By Esme M. Infante at Honolulu Star-Advertiser

While Gov. Josh Green has proclaimed Jan. 21-27 as Hawai‘i School Choice Week, officials say the proclamation does not indicate that he supports a policy shift toward school vouchers or other systems allowing public education funds to follow students into private schools.

Organizers of Hawai‘i School Choice Week and the related National School Choice Week say their events and observances are nonpolitical and meant mainly to broaden parents’ awareness of all schooling options, including public, private charter, home­school, online and “microschool” education.

However, the phrase “school choice” has been used commonly to refer to policies and laws in other states that have enabled public funds to subsidize students wherever they are educated, in public or private institutions.

Critics of National School Choice Week and affiliated state events point out that the national observance is led by the Aventura, Fla.-based nonprofit National School Choice Awareness Foundation. Although it bills itself as nonpolitical and nonpartisan, in the past it has listed on its website support from such conservative organizations such as the Dallas-based American Federation for Children, a lobbying and advocacy group founded by former Education Secretary Betsy DeVos.

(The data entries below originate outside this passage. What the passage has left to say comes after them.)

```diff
@@ -108,20 +110,17 @@
     if ((r = tmvs_fmt_kv(tokens, 1, L, enc_w[i + 1], slab_side, sd, kv_cross + j * TMVS_KV_NFLOATS, ss))) return r;
     return hipEventRecord(e->ev[1 + j], ss) != hipSuccess ? TMVS_ERR_HIP : TMVS_OK;
   };
-  auto src_self = [&](int j) -> int {
+  auto src_pair = [&](int j) -> int {
     const int i = 2 * j;
     int r;
     if ((r = tmvs_fmt_kv_grouped(src, nv - 1, nv, L, enc_w[i], slab_main, sm, kv_src, ms))) return r;
-    return tmvs_fmt_apply(src, nv - 1, L, kv_src, TMVS_KV_NFLOATS, enc_w[i], ms);
-  };
-  auto src_cross = [&](int j) -> int {
     if (hipStreamWaitEvent(ms, e->ev[1 + j], 0) != hipSuccess) return TMVS_ERR_HIP;
-    return tmvs_fmt_apply(src, nv - 1, L, kv_cross + j * TMVS_KV_NFLOATS, 0, enc_w[2 * j + 1], ms);
+    return tmvs::fmt_apply_pair(src, nv - 1, L, kv_src, enc_w[i], kv_cross + j * TMVS_KV_NFLOATS, enc_w[i + 1], ms);
   };
   for (int j = 0; j < 4; ++j)
     if ((rc = ref_layer(j))) return rc;
   for (int j = 0; j < 4; ++j)
-    if ((rc = src_self(j)) || (rc = src_cross(j))) return rc;
+    if ((rc = src_pair(j))) return rc;
   if (hipEventRecord(e->ev[5], ss) != hipSuccess) return TMVS_ERR_HIP;
   if (hipStreamWaitEvent(ms, e->ev[5], 0) != hipSuccess) return TMVS_ERR_HIP;
   return TMVS_OK;
diff --git a/transmvsnet_amd/ops.py b/transmvsnet_amd/ops.py
--- a/transmvsnet_amd/ops.py
+++ b/transmvsnet_amd/ops.py
@@ -325,6 +325,9 @@
 
 @_on_tensor_device
 def fmt_pathway(coarse_nhwc, lateral_nchw, w_reduce, w_smooth, out=None):
+    for name, t in (("coarse", coarse_nhwc), ("lateral", lateral_nchw), ("w_reduce", w_reduce), ("w_smooth", w_smooth),
+                    ("out", out)):
+        _dev(t, name)
     nv, h, w, cc = coarse_nhwc.shape
     cf = lateral_nchw.shape[1]
     if out is None:
```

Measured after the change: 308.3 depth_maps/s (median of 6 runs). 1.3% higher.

DeVos and the federation have strongly supported pro-school-choice policies and political candidates.

The president and CEO of the National School Choice Awareness Foundation, Andrew Campanella, previously worked in a senior role at the American Federation for Children. Campanella also worked in a senior post for the Alliance for School Choice, the federation’s nonprofit affiliate.

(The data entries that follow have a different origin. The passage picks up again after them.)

int oatk_hip_scan(oatk_hip_ctx *ctx, const uint8_t *d_seq, const uint64_t *d_off, const uint32_t *d_len,
                  uint64_t n_reads, uint64_t seq_bytes, uint64_t sid0, int k, int s)
{
    if (!ctx) return OATK_E_NODEV;
    CK(hipSetDevice(ctx->device));
    if (!(s > 0 && s < 32 && k > s) || k > oatk_hip_max_k()) { ctx->err = "k/s out of range for the device scan"; return OATK_E_ARG; }
    if (seq_bytes % OATK_READ_ALIGN || n_reads >= 0xFFFFFFFFULL || sid0 + n_reads > 0xFFFFFFFFULL) { ctx->err = "bad batch geometry"; return OATK_E_ARG; }
    ctx->d_seq = d_seq, ctx->d_off = d_off, ctx->d_len = d_len;
    ctx->n_reads = n_reads, ctx->seq_bytes = seq_bytes, ctx->sid0 = sid0, ctx->K = k, ctx->S = s;
    scan_reset_downstream(ctx);
    ctx->retries = 0, ctx->collisions = 0;
    ctx->n_occ = ctx->tot_nn = ctx->tot_lrl = ctx->n_scm_total = 0;
    if (n_reads == 0) { ctx->scanned = true; return OATK_OK; }

    ENSURE(hoco_l, n_reads * 4); ENSURE(n_scm, n_reads * 4); ENSURE(n_nn, n_reads * 4); ENSURE(n_lrl, n_reads * 4);
    ENSURE(ho_rl, seq_bytes + 64);
    ENSURE(hoco_s, seq_bytes / 4 + 128 + 16 + ctx->import_reserve);
    ENSURE(nbits, seq_bytes / 8 + 128, true);
    ENSURE(counters, 64);
    if (ctx->nn_cap == 0) ctx->nn_cap = 1u << 14;
    if (ctx->lrl_cap == 0) ctx->lrl_cap = 1u << 14;
    const uint32_t NSH = oatk::OATK_REC_SHARDS;
    {
        uint64_t guess = (seq_bytes / 256 + 1024) / NSH + 256;
        if (ctx->region_cap < guess) ctx->region_cap = (uint32_t) guess;
    }
    ENSURE(shard_cnt, NSH * 4);
    uint32_t sc[oatk::OATK_REC_SHARDS];
    uint32_t sc_max = 0;

    for (;;) {
        const size_t raw_n = (size_t) ctx->region_cap * NSH;
        ENSURE(raw_lo, raw_n * 8); ENSURE(raw_smer, raw_n * 8); ENSURE(raw_mpos, raw_n * 4);
        ENSURE(nn_key, (size_t) ctx->nn_cap * 8); ENSURE(nn_key2, (size_t) ctx->nn_cap * 8);
        ENSURE(lrl_key, (size_t) ctx->lrl_cap * 8); ENSURE(lrl_key2, (size_t) ctx->lrl_cap * 8);
        ENSURE(lrl_val, (size_t) ctx->lrl_cap * 4); ENSURE(lrl_val2, (size_t) ctx->lrl_cap * 4);
        int rc = launch_scan_kernels(ctx);
        if (rc) return rc;
        uint32_t c[4];
        CK(hipMemcpyAsync(c, ctx->counters.p, sizeof(c), hipMemcpyDeviceToHost, ctx->stream));
        CK(hipMemcpyAsync(sc, ctx->shard_cnt.p, sizeof(sc), hipMemcpyDeviceToHost, ctx->stream));
        CK(hipStreamSynchronize(ctx->stream));
        bool again = false;
        if (c[0] > ctx->nn_cap) ctx->nn_cap = c[0] + c[0] / 4, again = true;
        if (c[1] > ctx->lrl_cap) ctx->lrl_cap = c[1] + c[1] / 4, again = true;
        uint64_t tot = 0;
        uint32_t mx = 0;
        for (uint32_t i = 0; i < NSH; ++i) { tot += sc[i]; if (sc[i] > mx) mx = sc[i]; }
        sc_max = mx;
        if (mx > ctx->region_cap) ctx->region_cap = mx + mx / 4 + 16, again = true;
        if (tot > 0xFFFFFFF0ULL) { ctx->err = "more than 2^32 syncmer occurrences in one batch"; return OATK_E_ARG; }
        ctx->tot_nn = c[0], ctx->tot_lrl = c[1], ctx->n_occ = tot;
        if (!again) break;
        ++ctx->retries;
        CK(hipMemsetAsync(ctx->nbits.p, 0, ctx->nbits.cap, ctx->stream));
    }
    if (ctx->timing) t_collect(ctx, OATK_T_HPC, OATK_T_SYNCMER_N);

    t_begin(ctx, OATK_T_SCAN_POST);
    ctx->nn_sorted_in_2 = ctx->lrl_sorted_in_2 = false;
    if (ctx->tot_nn > 1) {
        size_t tb = 0;
        CK(rocprim::radix_sort_keys(nullptr, tb, ctx->nn_key.as<uint64_t>(), ctx->nn_key2.as<uint64_t>(), ctx->tot_nn, 0, 64, ctx->stream));
        ENSURE(tmp, tb);
        CK(rocprim::radix_sort_keys(ctx->tmp.p, tb, ctx->nn_key.as<uint64_t>(), ctx->nn_key2.as<uint64_t>(), ctx->tot_nn, 0, 64, ctx->stream));
        ctx->nn_sorted_in_2 = true;
    }
    if (ctx->tot_lrl > 1) {
        size_t tb = 0;
        CK(rocprim::radix_sort_pairs(nullptr, tb, ctx->lrl_key.as<uint64_t>(), ctx->lrl_key2.as<uint64_t>(), ctx->lrl_val.as<uint32_t>(),
                                     ctx->lrl_val2.as<uint32_t>(), ctx->tot_lrl, 0, 64, ctx->stream));
        ENSURE(tmp, tb);
        CK(rocprim::radix_sort_pairs(ctx->tmp.p, tb, ctx->lrl_key.as<uint64_t>(), ctx->lrl_key2.as<uint64_t>(), ctx->lrl_val.as<uint32_t>(),
                                     ctx->lrl_val2.as<uint32_t>(), ctx->tot_lrl, 0, 64, ctx->stream));
        ctx->lrl_sorted_in_2 = true;
    }
    {
        ENSURE(n_scm64, (n_reads + 1) * 8); ENSURE(scm_off, (n_reads + 1) * 8);
        unsigned nb = (unsigned) ((n_reads + 1 + 255) / 256);
        hipLaunchKernelGGL(widen_kernel, dim3(nb), dim3(256), 0, ctx->stream, ctx->n_scm.as<uint32_t>(), ctx->n_scm64.as<uint64_t>(), n_reads);
        size_t tb = 0;
        CK(rocprim::exclusive_scan(nullptr, tb, ctx->n_scm64.as<uint64_t>(), ctx->scm_off.as<uint64_t>(), (uint64_t) 0, n_reads + 1,
                                   rocprim::plus<uint64_t>(), ctx->stream));
        ENSURE(tmp, tb);
        CK(rocprim::exclusive_scan(ctx->tmp.p, tb, ctx->n_scm64.as<uint64_t>(), ctx->scm_off.as<uint64_t>(), (uint64_t) 0, n_reads + 1,
                                   rocprim::plus<uint64_t>(), ctx->stream));
    }
    t_end(ctx, OATK_T_SCAN_POST);

    {
        size_t n = ctx->n_occ? ctx->n_occ : 1;
        ENSURE(pos_hash, n * 8); ENSURE(pos_lo, n * 8); ENSURE(pos_smer, n * 8); ENSURE(pos_mpos, n * 4);
        ENSURE(key_hash, n * 8); ENSURE(iota, n * 4); ENSURE(slot_rec, n * 32);
    }
    if (ctx->n_occ) {
        oatk::KmerHashArgs kh;
        kh.hoco_s = ctx->hoco_s.as<uint8_t>(), kh.off = ctx->d_off, kh.sid0 = ctx->sid0;
        kh.raw_lo = ctx->raw_lo.as<uint64_t>(), kh.raw_smer = ctx->raw_smer.as<uint64_t>(), kh.raw_mpos = ctx->raw_mpos.as<uint32_t>();
        kh.shard_cnt = ctx->shard_cnt.as<uint32_t>(), kh.region_cap = ctx->region_cap;
        kh.scm_off = ctx->scm_off.as<uint64_t>(), kh.hash_mask = ctx->hash_mask;
        kh.pos_hash = ctx->pos_hash.as<uint64_t>(), kh.pos_lo = ctx->pos_lo.as<uint64_t>(), kh.pos_smer = ctx->pos_smer.as<uint64_t>();
        kh.pos_mpos = ctx->pos_mpos.as<uint32_t>(), kh.key_hash = ctx->key_hash.as<uint64_t>(), kh.iota = ctx->iota.as<uint32_t>();
        kh.slot_rec = ctx->slot_rec.as<uint4>(), kh.K = ctx->K;
        const int nw = ((ctx->K - 1) / 4 + 1 + 7) / 8;
        t_begin(ctx, OATK_T_KMER_HASH);
        hipLaunchKernelGGL(oatk::kmer_hash_kernel, dim3((sc_max + KMH_REC - 1) / KMH_REC, NSH), dim3(64), (size_t) KMH_REC * (nw + 1) * 8, ctx->stream, kh);
        t_end(ctx, OATK_T_KMER_HASH);
    }
    CK(hipGetLastError());
    CK(hipStreamSynchronize(ctx->stream));
    if (ctx->timing) { t_collect(ctx, OATK_T_SCAN_POST, OATK_T_COUNT_PLACE); t_collect(ctx, OATK_T_KMER_HASH, OATK_T_KMER_HASH); }
    ctx->scanned = true;
    ctx->slots_packed = ctx->n_occ != 0;
    return OATK_OK;
}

A news release from the National School Choice Awareness Foundation begins, “Gov. Josh Green has officially declared Jan. 21-Jan. 27 to be School Choice Week in Hawaii. In doing so, he joined state, city, and county leaders nationwide who have formally called attention to the importance of families having effective, customizable education options.” The proclamation is featured on the foundation’s website.

However, the state Office of the Governor referred the Honolulu Star-Advertiser to a passage on its website describing such a proclamation as only a “commemorative message.”

The passage reads, “Proclamations recognize significant events for public awareness of a specific issue affecting Hawaii residents. (Note: The proclamation neither indicates nor implies the governor’s support of any given issue or cause.)”

Responding to a Star- Advertiser request for comment, Osa Tui Jr., president of the Hawaii State Teachers Association, said Green’s proclamation for Hawai‘i School Choice Week raises concerns.

“In his proclamation, the governor stressed that ‘all children in Hawai‘i should have access to the highest quality education possible.’ But school choice does the opposite,” Tui said in a written statement.

“In this model, the ‘choice’ doesn’t favor families. Rather, it allows schools to selectively filter student applicants based on subjective and nebulous criteria, and many students will inevitably get left behind. HSTA believes that all students should have the choice of attending a great public school, and that begins with fully funding public education.”

National School Choice Week originated in 2011 and is billed as “a national celebration of K-12 education.” More than 80 affiliated presentations, activities and open houses are scheduled across Hawaii, but most do not appear on the foundation’s website because they opted not to be publicized, said Shelby Doyle, vice president of public awareness for the National School Choice Awareness Foundation.

The main local public event is the “Hawaii K-12 Parent and School Expo” on Jan. 20 at Windward Mall, featuring 35 schools and programs (see info box).

David Sun-Miyashiro, executive director of the nonprofit HawaiiKidsCAN, said his organization received a grant from the foundation to present the exposition. But it is “non political, (with) no kind of policy focus. … We have no interest or time, to be honest, to kind of look at anything on the policy or legislative side or on that,” he said.

Sun-Miyashiro said the event is “like a school fair” that “helps parents see all the different kinds of cool opportunities there are in the state, from DOE schools to charters to independent homeschool, all the above. … It’s giving them an opportunity to meet some of these different schools and providers just so they can learn about what’s going on.”